Sometimes my mother would weary of this woman’s empty vanity and a little maliciously would bid her do some coarse washing or sewing. The fat Second Lady dared not disobey, but she whined and complained secretly to the other concubines that my mother was jealous of her and wished to spoil her beauty for my father. This she said, nursing her hands the while and examining them with the greatest care to see if the delicate skin were at all bruised or thickened. I could not bear to touch her hands; they were hot and soft and melted in one’s grasp.
My father had long since ceased to care for this woman, but he gave her money when he came and spent a night in her apartment, lest she cry in a loud voice in the courts and tease him with her reproaches. She had, moreover, two sons and thus was entitled to some attention.
Her sons were fat and exactly resembled their mother, and I do not bring them to mind except as eating and drinking continually. They ate fully at the table with the others, yet afterwards they would creep away into the servants’ courtyard and quarrel with the servants for the left-over bits. They went about always with great cunning, fearing my mother, who hated above all else greed for food. She herself never ate more than a bowl of dry rice with a bit of salted fish or a thin slice of cold fowl and a sip of scented tea.
I do not remember more about the Second Lady except that she was always much afraid of dying. She ate many sweet oily sesame cakes and, when she fell ill, lay groaning in great terror. Then she would call in the Buddhist priests and promise her pearl hair ornaments to the temple if the gods would make her well. But when she was well again she continued to eat cakes and feigned to forget the promise.
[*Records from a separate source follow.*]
## Split partial-wave frame tails onto smaller tiles for 1x1 and fused conv23

Adds a frame-tail split: when a 128x128 1x1 conv or fused conv2+conv3 launch would leave a partially filled last wave, the frames are cut at a wave boundary computed from occupancy queries. Full waves run the original kernel and the remaining frames run with 64x64 tiles (split-K for the 3x3). The split is added as an autotuning candidate flagged with a new code bit. It aims to reduce wave-quantization idle time, at the cost of an extra launch and more tuning work.

```diff
diff --git a/workoutdetector_amd/csrc/tsm_engine.hip b/workoutdetector_amd/csrc/tsm_engine.hip
--- a/workoutdetector_amd/csrc/tsm_engine.hip
+++ b/workoutdetector_amd/csrc/tsm_engine.hip
@@ -153,6 +153,10 @@
   int fuse_block = -1;
   int fuse31 = -1;
   int fuse_front = -1;
+  int frame_tail = -1;
+  long tail_slots = 0;
+  int wg_f23[2] = {0, 0};
+  int wg_128[2][3] = {{0, 0, 0}, {0, 0, 0}};
   int walk = -1;
   int n_cu = 256;
   int timing_left = 0;
@@ -561,6 +565,53 @@
   return plan;
 }
 
+long chip_slots(const tsm_engine *e, int wg_per_cu) { return e->tail_slots > 0 ? e->tail_slots : (long)wg_per_cu * e->n_cu; }
+
+int frame_tail_conv(const tsm_engine *e, const tsm::ConvParams &p, int ks, int code) {
+  if (e->frame_tail == 0 || e->prec != tsm::kPrecF32 || ks != 1 || p.kseg_len > 0 || p.x2 || p.stride != 1 || p.Cout % 128 != 0 ||
+      (p.T > 0 && p.res))
+    return 0;
+  if (e->frame_tail < 0 && !(code & kCodeTailF)) return 0;
+  int tile = code & kCodeTileMask;
+  if (tile == tsm::kTileAuto) {
+    int bm = 0, bn = 0;
+    tsm::conv_tile_shape(p, &bm, &bn);
+    if (bm != 128 || bn != 128) return 0;
+    tile = tsm::kTile128x128;
+  }
+  if (tile != tsm::kTile128x128 && tile != tsm::kTile128x128w8) return 0;
+  const int wg = e->wg_128[tile == tsm::kTile128x128w8 ? 1 : 0][p.res ? 2 : p.T > 0 ? 1 : 0];
+  return (int)tsm_host::frame_tail_point(p.N, (long)p.Ho * p.Wo, p.T > 0 ? p.T : 1, 128, p.Cout / 128, chip_slots(e, wg));
+}
+
+int frame_tail_conv23(const tsm_engine *e, const Block &blk, const tsm::Fused23Params &pf, int code2) {
+  if (e->frame_tail == 0 || e->prec != tsm::kPrecF32 || !blk.d_w3f || blk.cout3 != 4 * blk.cmid) return 0;
+  if (e->frame_tail < 0 && !(code2 & kCodeTailF)) return 0;
+  return (int)tsm_host::frame_tail_point(pf.N, (long)pf.H * pf.W, 1, 64, 1, chip_slots(e, e->wg_f23[blk.cmid == 128 ? 1 : 0]));
+}
+
+int conv23_tail_code(const tsm_engine *e, int code2) {
+  if (e->force_tile) code2 &= ~kCodeTailF;
+  if (e->force_code >= 0) code2 = (code2 & ~kCodeTailF) | (e->force_code & kCodeTailF);
+  return code2;
+}
+
+void note_frame_tail(int frames, int f0, bool tail_first) {
+  char text[96];
+  snprintf(text, sizeof text, " [frames = %d, f0 = %d, %s]", frames, f0, tail_first ? "tail first" : "head first");
+  tsm::note_launch("frame_tail", text);
+}
+
+tsm::ConvParams conv_frames(tsm::ConvParams p, int f0, int f1) {
+  const size_t in_off = (size_t)f0 * p.Hi * p.Wi * p.C, out_off = (size_t)f0 * p.Ho * p.Wo * p.Cout;
+  p.x += in_off;
+  if (p.res) p.res += out_off;
+  p.y += out_off;
+  p.N = f1 - f0;
+  p.M = p.N * p.Ho * p.Wo;
+  return p;
+}
+
 struct Forward {
   tsm_engine *e;
   hipStream_t s;
@@ -588,6 +639,7 @@
     return TSM_OK;
   }
   hipError_t launch_code(tsm::ConvParams p, int ks, int code);
+  hipError_t launch_conv23(const BlockLaunches &L, const Block &blk, int f0);
   hipError_t launch_pair(const tsm::ConvParams &a, int ks_a, int code_a, const tsm::ConvParams &b, int ks_b, int code_b) {
     const hipError_t st = launch_code(a, ks_a, code_a);
     return st != hipSuccess ? st : launch_code(b, ks_b, code_b);
@@ -607,7 +659,38 @@
 };
 
 hipError_t Forward::launch_code(tsm::ConvParams p, int ks, int code) {
-  return launch_conv_code(p, ks, code, e->d_partial, e->partial_elems, e->n_cu, s);
+  const int f0 = frame_tail_conv(e, p, ks, code);
+  code &= ~kCodeTailF;
+  if (f0 <= 0) return launch_conv_code(p, ks, code, e->d_partial, e->partial_elems, e->n_cu, s);
+  const int head_code = (code & kCodeTileMask) == tsm::kTileAuto ? (int)tsm::kTile128x128 : (code & kCodeTileMask);
+  const tsm::ConvParams head = conv_frames(p, 0, f0), tail = conv_frames(p, f0, p.N);
+  note_frame_tail(p.N, f0, p.reverse != 0);
+  hipError_t st = hipSuccess;
+  for (int part = 0; part < 2 && st == hipSuccess; ++part)
+    st = (part == 0) == (p.reverse != 0) ? launch_conv_code(tail, ks, tsm::kTile64x64, e->d_partial, e->partial_elems, e->n_cu, s)
+                                         : launch_conv_code(head, ks, head_code, e->d_partial, e->partial_elems, e->n_cu, s);
+  return st;
+}
+
+hipError_t Forward::launch_conv23(const BlockLaunches &L, const Block &blk, int f0) {
+  if (f0 <= 0) return tsm::launch_conv23_fused(L.pf, blk.cmid, blk.cout3, prec, s);
+  tsm::Fused23Params head = L.pf;
+  head.N = f0;
+  head.M = f0 * head.H * head.W;
+  tsm::ConvParams c2 = conv_frames(L.p2, f0, L.pf.N), c3 = conv_frames(L.p3, f0, L.pf.N);
+  c2.reverse = L.pf.reverse;
+  c3.reverse = dir(L.pf.reverse ^ 1);
+  note_frame_tail(L.pf.N, f0, L.pf.reverse != 0);
+  hipError_t st = hipSuccess;
+  for (int part = 0; part < 2 && st == hipSuccess; ++part) {
+    if ((part == 0) == (L.pf.reverse != 0)) {
+      st = launch_conv_code(c2, 3, (int)tsm::kTile64x64 | kCodeSplitK, e->d_partial, e->partial_elems, e->n_cu, s);
+      if (st == hipSuccess) st = launch_conv_code(c3, 1, tsm::kTile64x64, e->d_partial, e->partial_elems, e->n_cu, s);
+    } else {
+      st = tsm::launch_conv23_fused(head, blk.cmid, blk.cout3, prec, s);
+    }
+  }
+  return st;
 }
 
 int Forward::conv(int idx, tsm::ConvParams p, int ks, bool is3x3) {
@@ -632,6 +715,9 @@
   } else {
     for (int t = 1; t < tsm::kNumTiles; ++t)
       if (tsm::conv_tile_valid(p, t)) cands.push_back(t);
+    for (int t : {(int)tsm::kTile128x128, (int)tsm::kTile128x128w8})
+      if (e->frame_tail < 0 && tsm::conv_tile_valid(p, t) && frame_tail_conv(e, p, ks, t | kCodeTailF) > 0)
+        cands.push_back(t | kCodeTailF);
   }
   float best_ms = 0.f;
   int best = 0;
@@ -704,7 +790,8 @@
     if (want(name + ".conv1")) return hit(t1, nn, hh, ww, c1out);
     if (plan.conv23) {
       L.pf.reverse = next_dir();
-      TSM_LAUNCH_K(e, s, true, tsm::launch_conv23_fused(L.pf, blk.cmid, blk.cout3, prec, s));
+      const int f0 = frame_tail_conv23(e, blk, L.pf, conv23_tail_code(e, tiles ? (*tiles)[blk.conv2] : 0));
+      TSM_LAUNCH_K(e, s, true, launch_conv23(L, blk, f0));
       skip_slots(e, 1);
       return want(name) ? hit(y, nn, ho, wo, c3out) : TSM_OK;
     }
@@ -762,12 +849,23 @@
   L.pf.reverse = dir(r1 ^ 1);
   L.pb.reverse = dir(r1);
   auto pair = [&] { return launch_pair(L.p2, 3, code2, L.p3, 1, code3); };
-  auto fused23 = [&] { return tsm::launch_conv23_fused(L.pf, blk.cmid, blk.cout3, prec, s); };
+  const int forced_f0 = e->frame_tail == 1 ? frame_tail_conv23(e, blk, L.pf, 0) : 0;
+  auto fused23 = [&] { return launch_conv23(L, blk, forced_f0); };
   bool use_fused = can.conv23 && e->fuse23 == 1;
   if (can.conv23 && e->fuse23 < 0) {
     rc = fused_wins(pair, fused23, &use_fused);
     if (rc) return rc;
     if (use_fused) codes[blk.conv2] |= kCodeConv23;
+  }
+  const int f0 = can.conv23 && e->frame_tail < 0 && blk.cmid == 128 ? frame_tail_conv23(e, blk, L.pf, kCodeTailF) : 0;
+  if (f0 > 0) {
+    auto split = [&] { return launch_conv23(L, blk, f0); };
+    rc = use_fused ? fused_wins(fused23, split, &wins) : fused_wins(pair, split, &wins);
+    if (rc) return rc;
+    if (wins) {
+      codes[blk.conv2] |= kCodeConv23 | kCodeTailF;
+      use_fused = true;
+    }
   }
   if (can.block && e->fuse_block < 0) {
     rc = fused_wins([&] {
@@ -965,6 +1063,8 @@
   if (const char *f31 = getenv("TSM_FUSE_C3C1")) e->fuse31 = atoi(f31) != 0;
   if (const char *ff = getenv("TSM_FUSE_FRONT")) e->fuse_front = atoi(ff) != 0;
   if (const char *wk = getenv("TSM_WALK")) e->walk = atoi(wk) != 0;
+  if (const char *ft = getenv("TSM_FRAME_TAIL")) e->frame_tail = atoi(ft) != 0;
+  if (const char *ts = getenv("TSM_TAIL_SLOTS")) e->tail_slots = std::max(0L, std::min(atol(ts), 1L << 24));
   if (const char *po = getenv("TSM_POISON")) e->poison = atoi(po) != 0;
   {
     const char *tc = getenv("TSM_TUNE_CACHE");
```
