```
aa_status aa_parser_create( uint16_t width, uint16_t height, aa_parser ** out )
{
  if ( !out || !width || !height ) return fail( AA_ERR_ARGUMENT, "aa_parser_create: bad argument" );
  *out = new ( std::nothrow ) aa_parser( width, height );
  return *out ? AA_OK : fail( AA_ERR_ARGUMENT, "out of memory" );
// ... 115 lines not shown
    ctx->prio_low = lo;
    HIP_TRY( hipStreamCreateWithPriority( &ctx->compute, hipStreamNonBlocking, hi ) );
  }
  HIP_TRY( hipStreamCreateWithFlags( &ctx->copy, hipStreamNonBlocking ) );
  HIP_TRY( hipEventCreateWithFlags( &ctx->upload_done, hipEventDisableTiming ) );
  {
    size_t free_b = 0, total_b = 0;
    if ( hipMemGetInfo( &free_b, &total_b ) == hipSuccess && free_b ) ctx->pool_soft_limit = free_b / 8 * 7;
    (void) hipGetLastError();
  }
  if ( const char * e = getenv( "ALFALFA_AMD_PARSE_STREAMS" ) ) ctx->n_parse_streams = std::max( 1, std::min( aa_ctx::kMaxParseStreams, atoi( e ) ) );
  ctx->parse_streams.assign( ctx->n_parse_streams, nullptr );
  ctx->parse_idle.assign( ctx->n_parse_streams, nullptr );
  for ( auto & ps : ctx->parse_streams ) HIP_TRY( hipStreamCreateWithPriority( &ps, hipStreamNonBlocking, ctx->prio_low ) );
  for ( auto & e : ctx->parse_idle ) HIP_TRY( hipEventCreateWithFlags( &e, hipEventDisableTiming ) );
  if ( const char * e = std::getenv( "ALFALFA_AMD_SCHEDULE" ) ) ctx->schedule = std::string( e ) == "diagonal" ? 1 : 0;
  if ( const char * e = std::getenv( "ALFALFA_AMD_PACKED" ) ) ctx->tok.packed = atoi( e ) != 0;
  if ( const char * e = std::getenv( "ALFALFA_AMD_LANE_PER_PARTITION" ) ) ctx->tok.lane_per_partition = atoi( e ) != 0;
  if ( const char * e = std::getenv( "ALFALFA_AMD_HOST_SHARE_MS" ) ) ctx->host_share_ms = std::max( 0.0, atof( e ) );
  {
    int * d = nullptr; int h[AA_MAX_XCD] = {};
    HIP_TRY( hipMalloc( reinterpret_cast<void **>( &d ), sizeof h ) );
    HIP_TRY( hipMemsetAsync( d, 0, sizeof h, ctx->compute ) );
    const int e2 = aa::launch_probe_xcds( d, 2048, ctx->compute );
    if ( e2 ) { (void) hipFree( d ); return hip_fail( static_cast<hipError_t>( e2 ), "k_probe_xcds" ); }
    HIP_TRY( hipStreamSynchronize( ctx->compute ) );
    HIP_TRY( hipMemcpy( h, d, sizeof h, hipMemcpyDeviceToHost ) );
    (void) hipFree( d );
    int n_xcd = 0;
    while ( n_xcd < AA_MAX_XCD && h[n_xcd] > 0 ) n_xcd++;
    for ( int x = n_xcd; x < AA_MAX_XCD; x++ ) if ( h[x] ) return fail( AA_ERR_HIP, "unexpected XCC id layout on this device (ids are not 0..n-1)" );
    if ( n_xcd == 0 ) return fail( AA_ERR_HIP, "XCD probe kernel did not run" );
    for ( int x = 0; x < n_xcd; x++ ) ctx->xcd_share[x] = h[x];
    ctx->n_xcd = n_xcd;
    for ( int x = 0; x < n_xcd; x++ ) if ( h[x] * n_xcd * 2 < 2048 ) ctx->schedule = 1;
  }
  *out = ctx.release();
  return AA_OK;
}
static void ctx_free( aa_ctx * ctx );
void aa_ctx_destroy( aa_ctx * ctx )
{
  if ( !ctx ) return;
  if ( --ctx->refs == 0 ) ctx_free( ctx );
}
static void ctx_free( aa_ctx * ctx )
{
  (void) hipSetDevice( ctx->device );
  (void) tok_quiesce( ctx );
  host_lanes_stop( ctx );
  (void) hipStreamSynchronize( ctx->compute ); (void) hipStreamSynchronize( ctx->copy );
  for ( auto ps : ctx->parse_streams ) if ( ps ) { (void) hipStreamSynchronize( ps ); (void) hipStreamDestroy( ps ); }
  for ( auto e : ctx->parse_idle ) if ( e ) (void) hipEventDestroy( e );
  for ( auto & ee : ctx->epoch_events ) { if ( ee.compute ) (void) hipEventDestroy( ee.compute ); if ( ee.copy ) (void) hipEventDestroy( ee.copy ); }
  if ( ctx->last_seg_batch ) (void) hipEventDestroy( ctx->last_seg_batch );
  drain_profile( ctx );
  for ( auto e : ctx->free_events ) (void) hipEventDestroy( e );
  (void) hipEventDestroy( ctx->upload_done );
  if ( ctx->last_raster_download ) (void) hipEventDestroy( ctx->last_raster_download );
  for ( auto & bb : ctx->bind_bufs ) { if ( bb.host ) (void) hipHostFree( bb.host ); if ( bb.done ) (void) hipEventDestroy( bb.done ); }
  for ( auto & gb : ctx->gather_bufs ) { if ( gb.host ) (void) hipHostFree( gb.host ); if ( gb.done ) (void) hipEventDestroy( gb.done ); if ( gb.copied ) (void) hipEventDestroy( gb.copied ); }
  for ( auto & rb : ctx->rgb_bufs ) {
    if ( rb.host ) (void) hipHostFree( rb.host );
    if ( rb.dev ) (void) hipFree( rb.dev );
    for ( hipEvent_t e : { rb.done, rb.before, rb.after } ) if ( e ) (void) hipEventDestroy( e );
  }
  for ( auto & qb : ctx->quality_bufs ) {
    if ( qb.host ) (void) hipHostFree( qb.host );
    for ( hipEvent_t e : { qb.done, qb.before, qb.after } ) if ( e ) (void) hipEventDestroy( e );
  }
  if ( ctx->ws ) (void) hipFree( ctx->ws );
  if ( ctx->boundary ) (void) hipFree( ctx->boundary );
  tok_free( ctx );
  for ( auto & pc : ctx->pinned_pool ) (void) hipHostFree( pc.first );
  for ( uint8_t * slab : ctx->dev_slabs ) (void) hipFree( slab );
  (void) hipStreamDestroy( ctx->compute ); (void) hipStreamDestroy( ctx->copy );
  delete ctx;
}
static aa_status check_watchdog( aa_ctx * ctx )
{
  if ( !ctx->ws ) return AA_OK;
  int err = 0;
  HIP_TRY( hipMemcpy( &err, &ctx->ws->error, sizeof err, hipMemcpyDeviceToHost ) );
  if ( err == 3 ) return fail( AA_ERR_HIP, "row-pipelined kernel: a workgroup ran on an XCD outside the probed set (output is not valid)" );
  if ( err == 5 ) {
    int hdr[4] = {};
    (void) hipMemcpy( hdr, ctx->ws, sizeof hdr, hipMemcpyDeviceToHost );
    return fail( AA_ERR_HIP, "row-pipelined kernel: XCD " + std::to_string( hdr[1] ) + " handed out " + std::to_string( hdr[2] ) + " of its " + std::to_string( hdr[3] )
                               + " macroblock rows: no workgroup of the launch ran there (output is not valid); use the diagonal schedule on this device" );
  }
  if ( err == 4 ) {
    int hdr[4] = {};
    (void) hipMemcpy( hdr, ctx->ws, sizeof hdr, hipMemcpyDeviceToHost );
    return fail( AA_ERR_HIP, "row-pipelined kernel: a wave of unit " + std::to_string( hdr[1] ) + " row " + std::to_string( hdr[2] ) + " moved from XCD "
                               + std::to_string( hdr[3] >> 16 ) + " to XCD " + std::to_string( hdr[3] & 0xFFFF ) + " (context save/restore under queue oversubscription?): "
                               "the in-launch hand-off is only coherent inside one XCD (output is not valid)" );
  }
  if ( err ) {
    int hdr[4 + AA_SYNC_WS_DUMP + AA_MAX_XCD] = {};
    (void) hipMemcpy( hdr, ctx->ws, sizeof hdr, hipMemcpyDeviceToHost );
    std::string tickets, rows;
    for ( int x = 0; x < ctx->n_xcd; x++ ) tickets += ( x ? "," : "" ) + std::to_string( hdr[4 + AA_SYNC_WS_DUMP + x] );
    const int * dump = hdr + 4;
    for ( int r = 0; r < std::min( 128, dump[130] ); r++ ) rows += ( r ? "," : "" ) + std::to_string( dump[r] );
    return fail( AA_ERR_HIP, std::string( "row-pipelined kernel " ) + ( err == 1 ? "k_recon_intra4" : "k_loopfilter_rows4" )
                               + ": a bounded wait for the macroblock row above expired (output is not valid); first at unit " + std::to_string( hdr[1] )
                               + " row " + std::to_string( hdr[2] ) + ", needed " + std::to_string( hdr[3] >> 16 ) + " saw " + std::to_string( hdr[3] & 0xFFFF )
                               + " after " + std::to_string( dump[128] ) + " polls in " + std::to_string( dump[129] ) + " ms; columns done per row of that unit when it gave up: " + rows
                               + "; tickets handed out per XCD (last launch): " + tickets );
  }
  return AA_OK;
}
aa_status aa_ctx_sync( aa_ctx * ctx )
{
  if ( !ctx ) return fail( AA_ERR_ARGUMENT, "null ctx" );
  if ( aa_status st = set_device( ctx ) ) return st;
  HIP_TRY( hipStreamSynchronize( ctx->copy ) );
  for ( auto ps : ctx->parse_streams ) HIP_TRY( hipStreamSynchronize( ps ) );
  if ( aa_status st = tok_quiesce( ctx ) ) return st;
  { std::lock_guard<std::mutex> g( ctx->pool_mu ); flush_chunk_frees( ctx ); }
  HIP_TRY( hipStreamSynchronize( ctx->compute ) );
  return check_watchdog( ctx );
}
aa_status aa_ctx_memory( aa_ctx * ctx, size_t * free_bytes, size_t * total_bytes )
{
  if ( !ctx ) return fail( AA_ERR_ARGUMENT, "null ctx" );
  if ( aa_status st = set_device( ctx ) ) return st;
  size_t f = 0, t = 0;
  HIP_TRY( hipMemGetInfo( &f, &t ) );
  if ( free_bytes ) *free_bytes = f;
  if ( total_bytes ) *total_bytes = t;
  return AA_OK;
}
aa_status aa_ctx_set_memory_limit( aa_ctx * ctx, size_t bytes )
{
  if ( !ctx || !bytes ) return fail( AA_ERR_ARGUMENT, "aa_ctx_set_memory_limit: bad argument" );
  std::lock_guard<std::mutex> g( ctx->pool_mu );
  ctx->pool_soft_limit = bytes;
  if ( !ctx->tok.ready ) ctx->tok.heap_limit = 0;
  return AA_OK;
}
aa_status aa_ctx_get_info( aa_ctx * ctx, aa_ctx_info * out )
{
  if ( !ctx || !out ) return fail( AA_ERR_ARGUMENT, "null argument" );
  if ( aa_status st = set_device( ctx ) ) return st;
  std::memset( out, 0, sizeof *out );
  auto & T = ctx->tok;
  {
    std::lock_guard<std::mutex> g( ctx->pool_mu );
    collect_pending( ctx, false );
    out->memory_limit_bytes = ctx->pool_soft_limit; out->pool_bytes = ctx->pool_bytes; out->pinned_host_bytes = ctx->pinned_bytes;
    for ( auto & kv : ctx->dev_free ) out->pool_free_bytes += kv.first * kv.second.size();
    for ( auto & pf : ctx->pending_free ) out->pool_pending_bytes += pf.bytes;
    if ( ctx->cur_slab ) out->pool_free_bytes += kSlabBytes - ctx->slab_used;
    out->pool_free_bytes += ctx->compute_free_bytes;
    for ( auto & h : ctx->compute_hold ) out->pool_pending_bytes += h.second;
  }
  out->heap_mapped_bytes = T.heap_mapped; out->heap_limit_bytes = T.heap_va;
  out->heap_used_bytes = static_cast<uint64_t>( std::max<int64_t>( 0, T.chunks_committed ) ) * kChunkBytesHeap;
  out->heap_is_virtual = T.vmm ? 1u : 0u;
  out->packed_coefficients = T.packed ? 1u : 0u;
  out->lane_per_partition = T.lane_per_partition ? 1u : 0u;
  out->token_lanes_per_workgroup = static_cast<uint32_t>( T.lanes ); out->token_workgroups_capacity = static_cast<uint32_t>( T.cap_wgs );
  out->token_lane_lds_bytes = T.lane_bytes; out->token_workgroup_lds_bytes = T.lds;
  out->compute_units = static_cast<uint32_t>( T.n_cus );
  out->host_share_ms = static_cast<uint32_t>( ctx->host_share_ms + 0.5 );
// ... 137 lines not shown
```
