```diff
@@ -425,7 +427,7 @@
             tile = SPLIT3_DEFAULT_TILE
             if _tunes(max(d[0] * d[5] * d[6] for d in descs)):
                 tile = _pick_tile(launch, None, key, min(p.cout for p in ps),
-                                  only=[t for t in SPLIT3_TILES if all(p.cout % _tile_bn(t) == 0 for p in ps)])
+                                  only=[t for t in SPLIT3_TILES if t not in SPLIT3_PERSISTENT and all(p.cout % _tile_bn(t) == 0 for p in ps)])
         if tile is None:
             if _tunes(max(d[0] * d[5] * d[6] for d in descs)):
                 tile = _pick_tile(launch, None, key, min(p.cout for p in ps),
diff --git a/scratch/s3_isa_mix.py b/scratch/s3_isa_mix.py
--- a/scratch/s3_isa_mix.py
+++ b/scratch/s3_isa_mix.py
@@ -7,8 +7,10 @@
 ROOT = os.path.dirname(os.path.dirname(os.path.abspath(__file__)))
 sys.path.insert(0, ROOT)
 
-TILES = {43: (64, 64, 4), 42: (128, 64, 4), 41: (128, 128, 4), 44: (128, 128, 8), 46: (256, 128, 8)}
+TILES = {43: (64, 64, 4), 42: (128, 64, 4), 41: (128, 128, 4), 44: (128, 128, 8), 46: (256, 128, 8), 47: (64, 64, 4), 49: (256, 128, 8)}
+PERSISTENT = (47, 49)
 NAME = re.compile(r"^(_ZN4pemp16conv_dma2_kernelILi(\d+)ELi(\d+)ELi(\d+)ELi(\d+)ELb([01])ELi0ELb([01])ELb0ELb0ELb0ELb1EEEvNS_8ConvArgsE):")
+NAME_P = re.compile(r"^(_ZN4pemp20conv_dma2_s3p_kernelILi(\d+)ELi(\d+)ELi(\d+)ELi(\d+)ELb([01])()EEEvNS_8ConvArgsE):")
 NOT_SALU = ("s_waitcnt", "s_barrier", "s_nop", "s_cbranch", "s_branch", "s_setprio", "s_endpgm", "s_sleep")
 
 
@@ -39,7 +41,7 @@
     out, cur, blocks = {}, None, None
     with open(asm) as f:
         for line in f:
-            m = NAME.match(line)
+            m = NAME.match(line) or NAME_P.match(line)
             if m:
                 cur = m.group(1)
                 blocks = out[cur] = [("entry", [])]
@@ -93,8 +95,12 @@
           f" {'VGPR+AGPR':>9} {'scratch':>7} {'occ':>4}")
     for tid, (bm, bn, nw) in TILES.items():
         for name, blocks in ks.items():
-            m = NAME.match(name + ":")
-            if (int(m.group(2)), int(m.group(3)), int(m.group(5))) != (bm, bn, nw) or m.group(6) != str(int(padv)) or m.group(7) != str(int(sk)):
+            m = (NAME_P if tid in PERSISTENT else NAME).match(name + ":")
+            if not m or (int(m.group(2)), int(m.group(3)), int(m.group(5))) != (bm, bn, nw) or m.group(6) != str(int(padv)):
+                continue
+            if tid in PERSISTENT and sk:
+                continue
+            if tid not in PERSISTENT and m.group(7) != str(int(sk)):
                 continue
             wgm = int(m.group(4))
             wm, wn = bm // wgm, bn // (nw // wgm)
diff --git a/scratch/s3_layers_bench.py b/scratch/s3_layers_bench.py
--- a/scratch/s3_layers_bench.py
+++ b/scratch/s3_layers_bench.py
@@ -8,7 +8,7 @@
 sys.path.insert(0, os.path.dirname(os.path.dirname(os.path.abspath(__file__))))
 from pemp_amd import ops
 
-UNSPLIT = (43, 42, 41, 44, 46)
+UNSPLIT = (43, 42, 41, 44, 46, 47, 49)
 SPLIT = (52, 51, 54, 56)
 LAYERS = ((256, 1024, 1, 1, True, False), (512, 1024, 1, 1, False, False), (1024, 256, 1, 1, False, False),
           (256, 256, 3, 2, False, False), (128, 512, 1, 1, True, False), (1024, 512, 1, 1, False, False),
```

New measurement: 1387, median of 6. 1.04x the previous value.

The second concubine, the Third Lady, was a dim woman, who spoke seldom and took little interest in the family life. She had five children, all girls except the youngest; and this had weakened her spirit and made her disconsolate. For the girls she cared nothing. They were neglected and held little higher than the slaves we bought for service. She spent her time in a sunny corner of the courtyard nursing the son, a heavy, sallow child, three years old and still unable to talk or walk. He cried a great deal and was forever dragging at her long, flabby breasts.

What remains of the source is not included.